@@ -318,6 +320,7 @@
                         V[f"r{s}.{j}.c1.{i}"] = mk(packing.conv1d_taps(sd[p + f"convs.{i}.weight"],
                                                                        sd[p + f"convs.{i}.bias"], d), residual=True, **kw)
                         V[f"r{s}.{j}.a1.{i}"] = self._snake_params(p + f"activations.{i}.", pad(cout))
+            V[f"r{s}.a1.0.shared_filt"] = all(torch.equal(V[f"r{s}.{j}.a1.0"][2], V[f"r{s}.0.a1.0"][2]) for j in range(nk))
         clast = v.stage_channels(v.num_stages - 1)
         V["post_act"] = self._snake_params(VOC + "activation_post.", pad(clast))
         wpost = torch.zeros(pad(clast), 7, device=self.device)
@@ -886,6 +889,18 @@
             fuse_cast = (not par and nk > 1 and s + 1 < v.num_stages and _os_environ_get("FH_FUSE_CAST", "1") != "0")
             if fuse_cast:
                 XBf, _, _ = self_cbuf(f"vt_XB{s}", B, ch, Lo, bf)
+            multi = (not par and not fuse and 1 < nk <= 3 and self.k16 == 2 and V[f"r{s}.a1.0.shared_filt"])
+            if multi:
+                A0 = [self_cbuf(f"vt_A{s}" + (f"_b{j}" if j else ""), B, ch, Lo, bf)[0] for j in range(nk)]
+                sets = []
+                for j in range(3):
+                    if j < nk:
+                        a_, ib_, _ = V[f"r{s}.{j}.a1.0"]
+                        sets += [A0[j].data_ptr(), a_.data_ptr(), ib_.data_ptr()]
+                    else:
+                        sets += [None, None, None]
+                self._call("fh_snake_aa_chunked_multi", X.data_ptr(), nk, *sets, V[f"r{s}.0.a1.0"][2].data_ptr(), bs, cs,
+                           HALO, B, ch, L, self.stream)
             for j, dil in enumerate(v.resblock_dilation_sizes):
                 bt = f"_{j}" if par else ""
                 XJ, _, _ = self_cbuf(f"vt_XJ{s}{bt}", B, ch, Lo, f32)
@@ -903,7 +918,9 @@
                     for i in range(len(dil)):
                         last = i == len(dil) - 1
                         sn1 = V[f"r{s}.{j}.a1.{i}"]
-                        if not fuse:
+                        pre = multi and i == 0
+                        Ai = A0[j] if pre else A
+                        if not fuse and not pre:
                             self._call("fh_snake_aa_chunked", cur.data_ptr(), A.data_ptr(), sn1[0].data_ptr(), sn1[1].data_ptr(),
                                        sn1[2].data_ptr(), bs, cs, HALO, B, ch, L, self.k16, st)
                         if started_event is not None:
@@ -911,7 +928,7 @@
                             started_event = None
                         fa = dict(xf=cur, snake=sn1) if fuse else {}
                         if v.resblock == "1":
-                            self._tc_conv(V[f"r{s}.{j}.c1.{i}"], None if fuse else A, bs, cs, HALO, Y[o:], strides,
+                            self._tc_conv(V[f"r{s}.{j}.c1.{i}"], None if fuse else Ai, bs, cs, HALO, Y[o:], strides,
                                           1 if y16 else 0, B, L, **fa)
                             sn2 = V[f"r{s}.{j}.a2.{i}"]
                             if fuse:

• • • • •

• Required work:
Starting with the first line of the data above, copy each line exactly until you reach the line with "d), residual=True, **kw)"; include that line as well.

• Answer to the exercise:
@@ -318,6 +320,7 @@
                         V[f"r{s}.{j}.c1.{i}"] = mk(packing.conv1d_taps(sd[p + f"convs.{i}.weight"],
                                                                        sd[p + f"convs.{i}.bias"], d), residual=True, **kw)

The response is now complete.